» **TASK TO CARRY OUT**: The records follow. Filter them to the lines that hold "constexpr".

Collected data entries:
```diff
@@ -2220,7 +2243,18 @@
 							T3.n_chunks = L3.n_chunks; T3.per_wg = L3.per_wg; T3.slice_cap = L3.slice_cap;
 							T3.n_irr_wg = IA.ix_first ? L3.n_irr_wg : 0u;
 							const Seed3Slices &W3 = L3.W;
-							const size_t dyn3 = (size_t)g_or*sizeof(uint4) + 2*(size_t)T3.slice_cap*sizeof(uint32_t) + (((size_t)g_or + 15) & ~size_t(15)) + 16;
+							const size_t dyn3 = (size_t)g_or*sizeof(uint4) + 2*(size_t)T3.slice_cap*sizeof(uint32_t) + (size_t)g_or*sizeof(uint32_t) + 16;
+							if(ctx->debug_log){
+								uint64_t planned = 0; uint32_t n_l = 0, n_r = 0, n_far = 0;
+								const uint32_t *sd = ctx->s2_seeds.data() + (g_begin - Tg.n_seeds);
+								for(uint32_t k = 0;k < Tg.n_seeds;++k){
+									const uint32_t need = s3_need((sd[k] >> 9) & 31u, ctx->s3_floors[or0 + (sd[k] & 0x1FFu)]);
+									planned += (uint64_t)S.pix_count_h[sd[k] >> 14]*4u*(1u + (need & 1u) + ((need >> 1) & 1u) + ((need >> 2) & 1u));
+									n_l += need & 1u; n_r += (need >> 1) & 1u; n_far += (need >> 2) & 1u;
+								}
+								fprintf(stderr, "[pcramp] k_seed3: %u workgroups (%u for the irregular words), %u seeds of orientations %u..%u (group %zu of %zu), %u chunks, %llu planned bytes (seeds reading left %u, right %u, far %u), %zu B of LDS\n",
+									G, T3.n_irr_wg, T3.n_seeds, or0, or0 + g_or - 1, g + 1, ctx->s2_group_end.size(), T3.n_chunks, (unsigned long long)planned, n_l, n_r, n_far, dyn3);
+							}
 							if(!ctx->s3_attr_set){
 								HIP_TRY(hipFuncSetAttribute((const void *)k_seed3<512>, hipFuncAttributeMaxDynamicSharedMemorySize, 128*1024));
 								HIP_TRY(hipFuncSetAttribute((const void *)k_seed3<1024>, hipFuncAttributeMaxDynamicSharedMemorySize, 128*1024));
diff --git a/pcramp_amd/csrc/pcr_scan_seed3.inc b/pcramp_amd/csrc/pcr_scan_seed3.inc
--- a/pcramp_amd/csrc/pcr_scan_seed3.inc
+++ b/pcramp_amd/csrc/pcr_scan_seed3.inc
@@ -4,43 +4,64 @@
 
 template<bool SCATTER>
 __global__ void k_pix_build(const uint32_t *__restrict__ tb, const uint32_t *__restrict__ blk_seq, const uint64_t *__restrict__ blk_off,
-	const uint64_t *__restrict__ len, uint64_t total_blocks, uint32_t *__restrict__ count_or_cursor, uint4 *__restrict__ ent)
+	const uint64_t *__restrict__ len, uint64_t total_blocks, uint32_t *__restrict__ count_or_cursor, uint32_t *__restrict__ pos)
 {
 	const uint64_t b = (uint64_t)blockIdx.x*blockDim.x + threadIdx.x;
 	if(b >= total_blocks) return;
 	const uint32_t seq = blk_seq[b];
 	const int64_t p0 = (int64_t)(b - blk_off[seq])*32, L = (int64_t)len[seq];
-	uint32_t w[8];
-#pragma unroll
-	for(int k = 0;k < 8;++k) w[k] = tb[(int64_t)2*(int64_t)b - 2 + k];
+	uint32_t w[3];
+#pragma unroll
+	for(int k = 0;k < 3;++k) w[k] = tb[(int64_t)2*(int64_t)b + k];
 #pragma unroll
 	for(int i = 0;i < 32;++i){
 		if(p0 + i + 9 > L) break;
-		const uint32_t code = ((i < 16) ? funnel(w[2], w[3], 2*i) : funnel(w[3], w[4], 2*(i - 16))) & S2_CODE_MASK;
-		if(SCATTER){
-			const uint32_t at = atomicAdd(&count_or_cursor[code], 1u);
-			const int jl = (i + 9) >> 4, sl = 2*((i + 9) & 15);
-			const int jr = (i + 41) >> 4, sr = 2*((i + 41) & 15);
-			const uint32_t l_lo = funnel(w[jl], w[jl + 1], sl), l_hi = funnel(w[jl + 1], w[jl + 2], sl) & 0x3FFFu;
-			const uint32_t r_lo = funnel(w[jr], w[jr + 1], sr), r_hi = funnel(w[jr + 1], w[jr + 2], sr) & 0x3FFFu;
-			ent[at] = make_uint4((uint32_t)(b*32 + (uint64_t)i), l_lo, l_hi | (r_lo << 14), (r_lo >> 18) | (r_hi << 14));
-		}
-		else atomicAdd(&count_or_cursor[code], 1u);
-	}
+		const uint32_t code = ((i < 16) ? funnel(w[0], w[1], 2*i) : funnel(w[1], w[2], 2*(i - 16))) & S2_CODE_MASK;
+		const uint32_t at = atomicAdd(&count_or_cursor[code], 1u);
+		if(SCATTER) pos[at] = (uint32_t)(b*32 + (uint64_t)i);
+	}
+}
+
+__device__ __forceinline__ uint32_t pix_bases16(const uint32_t *__restrict__ tb, int64_t base)
+{
+	const int64_t j = base >> 4;
+	return funnel(tb[j], tb[j + 1], 2u*(uint32_t)(base & 15));
+}
+__global__ void k_pix_fill(const uint32_t *__restrict__ tb, const uint32_t *__restrict__ run_end, const uint32_t *__restrict__ pos,
+	uint32_t *__restrict__ l, uint32_t *__restrict__ r, uint32_t *__restrict__ far)
+{
+	const uint64_t e = (uint64_t)blockIdx.x*blockDim.x + threadIdx.x;
+	if(e >= run_end[PIX_CODES - 1]) return;
+	const int64_t p = (int64_t)pos[e];
+	l[e] = pix_bases16(tb, p - 16);
+	r[e] = pix_bases16(tb, p + 9);
+	far[e] = (pix_bases16(tb, p - 23) & 0x3FFFu) | ((pix_bases16(tb, p + 25) & 0x3FFFu) << 16);
 }
 
 struct Seed3Tables {
 	const uint32_t *seeds;
 	const uint32_t *chunk_prefix;
-	const uint4 *masks; const uint8_t *floors;
+	const uint4 *masks; const uint32_t *floors;
 	uint32_t n_seeds, n_or, or_base;
-	const uint32_t *pix_first, *pix_last; const uint4 *pix_ent;
+	const uint32_t *pix_first, *pix_last;
+	const uint32_t *pix_pos, *pix_l, *pix_r, *pix_far;
 	uint32_t n_chunks, per_wg, slice_cap;
 	uint32_t n_irr_wg;
 };
 constexpr uint32_t S3_MAX_WG = 512;
 constexpr uint32_t S3_MAX_OR = 448, S3_MAX_SEEDS = 1u << 16;
 struct Seed3Slices { uint32_t start[S3_MAX_WG + 1]; };
+constexpr uint32_t S3_NEED_L = 1u, S3_NEED_R = 2u, S3_NEED_FAR = 4u;
+__host__ __device__ inline uint32_t s3_floor_word(uint32_t floor, uint32_t occupied)
+{
+	const uint32_t s0 = occupied ? (uint32_t)__builtin_ctz(occupied) : 0u, s1 = occupied ? 32u - (uint32_t)__builtin_clz(occupied) : 0u;
+	return (floor < 255u ? floor : 255u) | (s0 << 8) | (s1 << 16);
+}
+__host__ __device__ inline uint32_t s3_need(uint32_t off, uint32_t floor_word)
+{
+	const uint32_t s0 = (floor_word >> 8) & 0xFFu, s1 = (floor_word >> 16) & 0xFFu;
+	return (off > s0 ? S3_NEED_L : 0u) | (s1 > off + 9u ? S3_NEED_R : 0u) | ((off > s0 + 16u || s1 > off + 25u) ? S3_NEED_FAR : 0u);
+}
 struct Seed3Set {
 	const uint32_t *valid, *blk_info, *blk_local; const uint8_t *active;
 };
@@ -107,7 +128,7 @@
 	uint4 *const masks = s3_dyn;
 	uint32_t *const prefix = (uint32_t *)(masks + T3.n_or);
 	uint32_t *const seeds = prefix + T3.slice_cap;
-	uint8_t *const floors = (uint8_t *)(seeds + T3.slice_cap);
+	uint32_t *const floors = seeds + T3.slice_cap;
 	const uint32_t wave = threadIdx.x >> 6, lane = threadIdx.x & 63u;
 	for(uint32_t i = blockIdx.x*S3_THREADS + threadIdx.x;i < Z.n0;i += gridDim.x*S3_THREADS) Z.z0[i] = make_uint4(0, 0, 0, 0);
 	for(uint32_t i = blockIdx.x*S3_THREADS + threadIdx.x;i < Z.n1;i += gridDim.x*S3_THREADS) Z.z1[i] = make_uint4(0, 0, 0, 0);
@@ -126,7 +147,7 @@
 	const uint32_t gw = wg*S3_WAVES + wave, n_gw = n_wg*S3_WAVES;
 	const uint32_t q_lo = wg*T3.per_wg, q_hi = min(q_lo + T3.per_wg, T3.n_chunks);
 	for(uint32_t q0 = q_lo + wave;q0 < q_hi;q0 += S3_WAVES*S3_BATCH){
-		uint32_t c_first = 0, c_cnt = 0, c_sd = 0;
+		uint32_t c_first = 0, c_cnt = 0, c_sd = 0, c_need = 0;
 		{
 			const uint32_t q = q0 + lane*S3_WAVES;
 			if(lane < S3_BATCH && q < q_hi){
@@ -136,28 +157,32 @@
 				const uint32_t code = c_sd >> 14;
 				const uint32_t f = T3.pix_first[code], e = T3.pix_last[code], j0 = (q - prefix[lo])*64u;
 				c_first = f + j0; c_cnt = (e - f) - j0;
+				c_need = s3_need((c_sd >> 9) & 31u, floors[c_sd & 0x1FFu]);
 			}
 		}
-		uint4 en[S3_BATCH];
-#pragma unroll
-		for(int b = 0;b < (int)S3_BATCH;++b){
-			const uint32_t first = s2_rl(c_first, b), cnt = s2_rl(c_cnt, b);
-			en[b] = make_uint4(0xFFFFFFFFu, 0, 0, 0);
-			if(lane < cnt) en[b] = T3.pix_ent[first + lane];
-		}
-		uint32_t cnt_b[S3_BATCH], g[S3_BATCH]; bool pass_b[S3_BATCH];
+		uint32_t g[S3_BATCH], e_l[S3_BATCH], e_r[S3_BATCH], e_far[S3_BATCH];
+#pragma unroll
+		for(int b = 0;b < (int)S3_BATCH;++b){
+			const uint32_t first = s2_rl(c_first, b), cnt = s2_rl(c_cnt, b), need = s2_rl(c_need, b);
+			g[b] = 0; e_l[b] = 0; e_r[b] = 0; e_far[b] = 0;
+			if(lane < cnt){
+				g[b] = T3.pix_pos[first + lane];
+				if(need & S3_NEED_L) e_l[b] = T3.pix_l[first + lane];
+				if(need & S3_NEED_R) e_r[b] = T3.pix_r[first + lane];
+				if(need & S3_NEED_FAR) e_far[b] = T3.pix_far[first + lane];
+			}
+		}
+		uint32_t cnt_b[S3_BATCH]; bool pass_b[S3_BATCH];
 #pragma unroll
 		for(int b = 0;b < (int)S3_BATCH;++b){
 			const uint32_t sdv = s2_rl(c_sd, b);
 			const uint32_t off = (sdv >> 9) & 31u, local = sdv & 0x1FFu, code = sdv >> 14;
-			g[b] = en[b].x;
-			const uint32_t r_lo = funnel(en[b].z, en[b].w, 14);
-			const uint4 cx = make_uint4(en[b].y << 2, (funnel(en[b].y, en[b].z, 30) & 0xFFFFu) | (code << 16), (code >> 16) | (r_lo << 2), en[b].w >> 12);
+			const uint4 cx = make_uint4(((e_far[b] & 0x3FFFu) << 2) | (e_l[b] << 16), (e_l[b] >> 16) | (code << 16), (code >> 16) | (e_r[b] << 2), (e_r[b] >> 30) | ((e_far[b] >> 14) & 0xFFFCu));
 			const uint32_t in = 24u - off, sh = 2u*(in & 15u);
 			const uint32_t a0 = (in < 16u) ? funnel(cx.x, cx.y, sh) : funnel(cx.y, cx.z, sh);
 			const uint32_t a1 = (in < 16u) ? funnel(cx.y, cx.z, sh) : funnel(cx.z, cx.w, sh);
 			cnt_b[b] = (uint32_t)__popc(s2_mux(a0, a1, masks[local]));
-			pass_b[b] = g[b] != 0xFFFFFFFFu && cnt_b[b] >= floors[local] && g[b] >= off;
+			pass_b[b] = lane < s2_rl(c_cnt, b) && cnt_b[b] >= (floors[local] & 0xFFu) && g[b] >= off;
 		}
 		uint32_t vw[S3_BATCH], info[S3_BATCH], bl[S3_BATCH];
 #pragma unroll
```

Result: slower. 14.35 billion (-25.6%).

» **ANSWER TO THE EXERCISE**:
 constexpr uint32_t S3_MAX_WG = 512;
 constexpr uint32_t S3_MAX_OR = 448, S3_MAX_SEEDS = 1u << 16;
+constexpr uint32_t S3_NEED_L = 1u, S3_NEED_R = 2u, S3_NEED_FAR = 4u;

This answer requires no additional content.